Но, оставив эту область зловещего, где она становится объектом прямого личного расследования, будь то посредством частных или национальных испытаний, или гадания по событиям, давайте бросим взгляд на более широкое поле предзнаменований, какими они предстают спонтанно перед теми, кто их не ищет или даже охотно избегал бы. Мало таких, а возможно, и вовсе нет, которые не обладали бы всеобщей властью, хотя каждая страна по очереди считает их (подобно своим пословицам) местными по происхождению и предписанию. «Часы смерти» (жук-точильщик) встречаются от Англии до Кашмира и по диагонали через всю Индию до самых отдаленных уголков Бенгалии, на расстоянии трех тысяч миль от входа в индийский Пенджаб. Заяц, перебегающий человеку дорогу утром, во всех странах одинаково считается предвестием зла в течение этого дня. Так, в «Признаниях душителя» (частично основанных на реальном судебном документе и повсюду соответствующих обычаям Индостана) герой этого жуткого повествования приписывает некое бедствие тому, что пренебрег таким утренним предзнаменованием. То же самое поверье действовало в языческой Италии. То же самое предзнаменование возвестило арабским спутникам лорда Линдси в пустыне о приближении какого-то бедствия, которое частично и произошло утром. А горец из 42-го полка в своих печатных мемуарах отмечает того же вестника зла, перешедшего ему дорогу в день личного несчастья в Испании.

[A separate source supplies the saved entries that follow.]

@@ -359,26 +338,6 @@
             for (int i = 0; i < 8; ++i) a.dbg[((size_t)blockIdx.x * 8 + wave) * 8 + i] = stamps[i];
         }
 #endif
-        float* red = lds + X::EX + sub * RS;
-#pragma unroll
-        for (int b = 0; b < DB; ++b)
-#pragma unroll
-            for (int r = 0; r < 4; ++r) {
-                const float v = ginv * jsumf(sG[b][r]);
-                if (j == 0) red[16 * b + 4 * r + q] = v;
-            }
-#pragma unroll
-        for (int m = 0; m < HB; ++m)
-#pragma unroll
-            for (int r = 0; r < 4; ++r) {
-                const float v2 = ginv * jsumf(sZ2[m][r]), v1 = ginv * jsumf(sZ1[m][r]), vt = ginv * jsumf(sT1[m][r]);
-                if (j == 0) {
-                    red[16 * DB + 16 * m + 4 * r + q] = v2;
-                    red[16 * DB + 16 * HB + 16 * m + 4 * r + q] = v1;
-                    red[16 * DB + 32 * HB + 16 * m + 4 * r + q] = vt;
-                }
-            }
-        __syncthreads();
         return;
     }
     const int ibw = sub < HB ? sub : HB - 1;
@@ -394,6 +353,33 @@
 #pragma unroll
         for (int s = 0; s < NX; ++s) { a1[m][s] = zero4; c1[m][s] = zero4; }
     }
+    constexpr int NBT = cdiv(NT, 4);
+    f32x4 sB[NBT];
+#pragma unroll
+    for (int i = 0; i < NBT; ++i) sB[i] = zero4;
+    const int bcol = lane & 15;
+    auto bias_ops = [&](float t0, float t1, f16x8& B1, f16x8& B2) __attribute__((always_inline)) {
+        _Float16 th0, tl0, th1, tl1;
+        split_f16(t0, th0, tl0);
+        split_f16(t1, th1, tl1);
+        const _Float16 one = (_Float16)1.f, nil = (_Float16)0.f;
+        const _Float16 p0 = bcol == 0 ? one : (bcol == 1 ? th0 : (bcol == 2 ? tl0 : nil)), p1 = bcol == 0 ? one : (bcol == 1 ? th1 : (bcol == 2 ? tl1 : nil));
+        const _Float16 s0 = bcol == 2 ? th0 : (bcol == 3 ? one : nil), s1 = bcol == 2 ? th1 : (bcol == 3 ? one : nil);
+        B1 = f16x8{p0, p0, p0, p0, p1, p1, p1, p1};
+        B2 = f16x8{s0, s0, s0, s0, s1, s1, s1, s1};
+    };
+    const int bstep = 4 * (int)gridDim.x, adv_n = bstep / a.ntile16, adv_t = bstep % a.ntile16;
+    int rn, rt;
+    {
+        const unsigned b0 = blockIdx.x * 4u;
+        rn = (int)(b0 / (unsigned)a.ntile16); rt = (int)(b0 % (unsigned)a.ntile16);
+    }
+    auto time_of = [&](int i) __attribute__((always_inline)) {
+        int n = rn, t = rt + i;
+#pragma unroll
+        for (int c = 0; c < 3; ++c) if (t >= a.ntile16) { t -= a.ntile16; ++n; }
+        return (float)(n < a.N ? n : a.N - 1) * dt;
+    };
     const int nblk_i = (int)nblk;
     auto blk_at = [&](long long c0) __attribute__((always_inline)) {
         const int c = (c0 < (long long)nblk_i) ? (int)c0 : nblk_i - 1;
@@ -429,8 +415,9 @@
     };
     const f16x8 k2048 = {(_Float16)2048.f, (_Float16)2048.f, (_Float16)2048.f, (_Float16)2048.f,
                          (_Float16)2048.f, (_Float16)2048.f, (_Float16)2048.f, (_Float16)2048.f};
-    auto pair_phase = [&](const _Float16* e, int n0, int n1) __attribute__((always_inline)) {
-        f16x8 Ah[3], Al[3];
+    auto pair_phase = [&](const _Float16* e, int n0, int n1, float t0, float t1) __attribute__((always_inline)) {
+        f16x8 Ah[3], Al[3], B1, B2;
+        bias_ops(t0, t1, B1, B2);
         a_load(e, 0, Ah[0], Al[0]);
         a_load(e, 1, Ah[1], Al[1]);
         f16x8 h2h, h2l, h1h, h1l, xh[NX], xl[NX];
@@ -446,6 +433,10 @@
         for (int t = 0; t < NT; ++t) {
             if (t + 2 < NT) a_load(e, t + 2, Ah[(t + 2) % 3], Al[(t + 2) % 3]);
             const f16x8 ah = Ah[t % 3], al = Al[t % 3];
+            if ((t & 3) == sub) {
+                sB[t >> 2] = __builtin_amdgcn_mfma_f32_16x16x32_f16(ah, B1, sB[t >> 2], 0, 0, 0);
+                sB[t >> 2] = __builtin_amdgcn_mfma_f32_16x16x32_f16(al, B2, sB[t >> 2], 0, 0, 0);
+            }
             if (t < DB) {
                 a3[t] = __builtin_amdgcn_mfma_f32_16x16x32_f16(ah, h2s, a3[t], 0, 0, 0);
                 a3[t] = __builtin_amdgcn_mfma_f32_16x16x32_f16(ah, h2l, a3[t], 0, 0, 0);
@@ -481,10 +472,12 @@
         PSP_STAMP(tc0);
         const long long rb = ((long long)blockIdx.x + (long long)(it - 1) * gridDim.x) * 4;
         const _Float16* exr = exh + ((it - 1) & 1) * 2 * PAIRH;
-        const long long rn = rb + 4LL * gridDim.x;
-        pair_phase(exr, blk_at(rb + 2), blk_at(rb + 3));
+        const long long rnx = rb + 4LL * gridDim.x;
+        pair_phase(exr, blk_at(rb + 2), blk_at(rb + 3), time_of(0), time_of(1));
         PSP_STAMP(tc1);
-        pair_phase(exr + PAIRH, blk_at(rn), blk_at(rn + 1));
+        pair_phase(exr + PAIRH, blk_at(rnx), blk_at(rnx + 1), time_of(2), time_of(3));
+        rn += adv_n; rt += adv_t;
+        if (rt >= a.ntile16) { rt -= a.ntile16; ++rn; }
         PSP_STAMP(tc2);
         PSP_ACC(0, tc2, tc0);
         PSP_ACC(1, tc1, tc0);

Птицы еще более привычно ассоциируются с такими зловещими предупреждениями. Эта глава в великой книге суеверий действительно культивировалась с необычайным усердием среди язычников — орнитомантия превратилась в сложную науку. Но если бы все правила и различия относительно количества и положения птиц, будь то справа или слева, были собраны среди наших собственных деревенских матрон, оказалось бы, что от этой языческой науки погибло не больше, чем неизбежно должно было последовать из разницы между верующим и неверующим правительством. Сороки до сих пор пользуются грозным авторитетом в деревенской жизни, в зависимости от их количества и т. д.; для яркой иллюстрации чего мы можем отослать читателя к «Демонологии» сэра Вальтера Скотта, где об этом сообщается не из вторых рук, а из личного общения сэра Вальтера с каким-то попутчиком-моряком в дилижансе.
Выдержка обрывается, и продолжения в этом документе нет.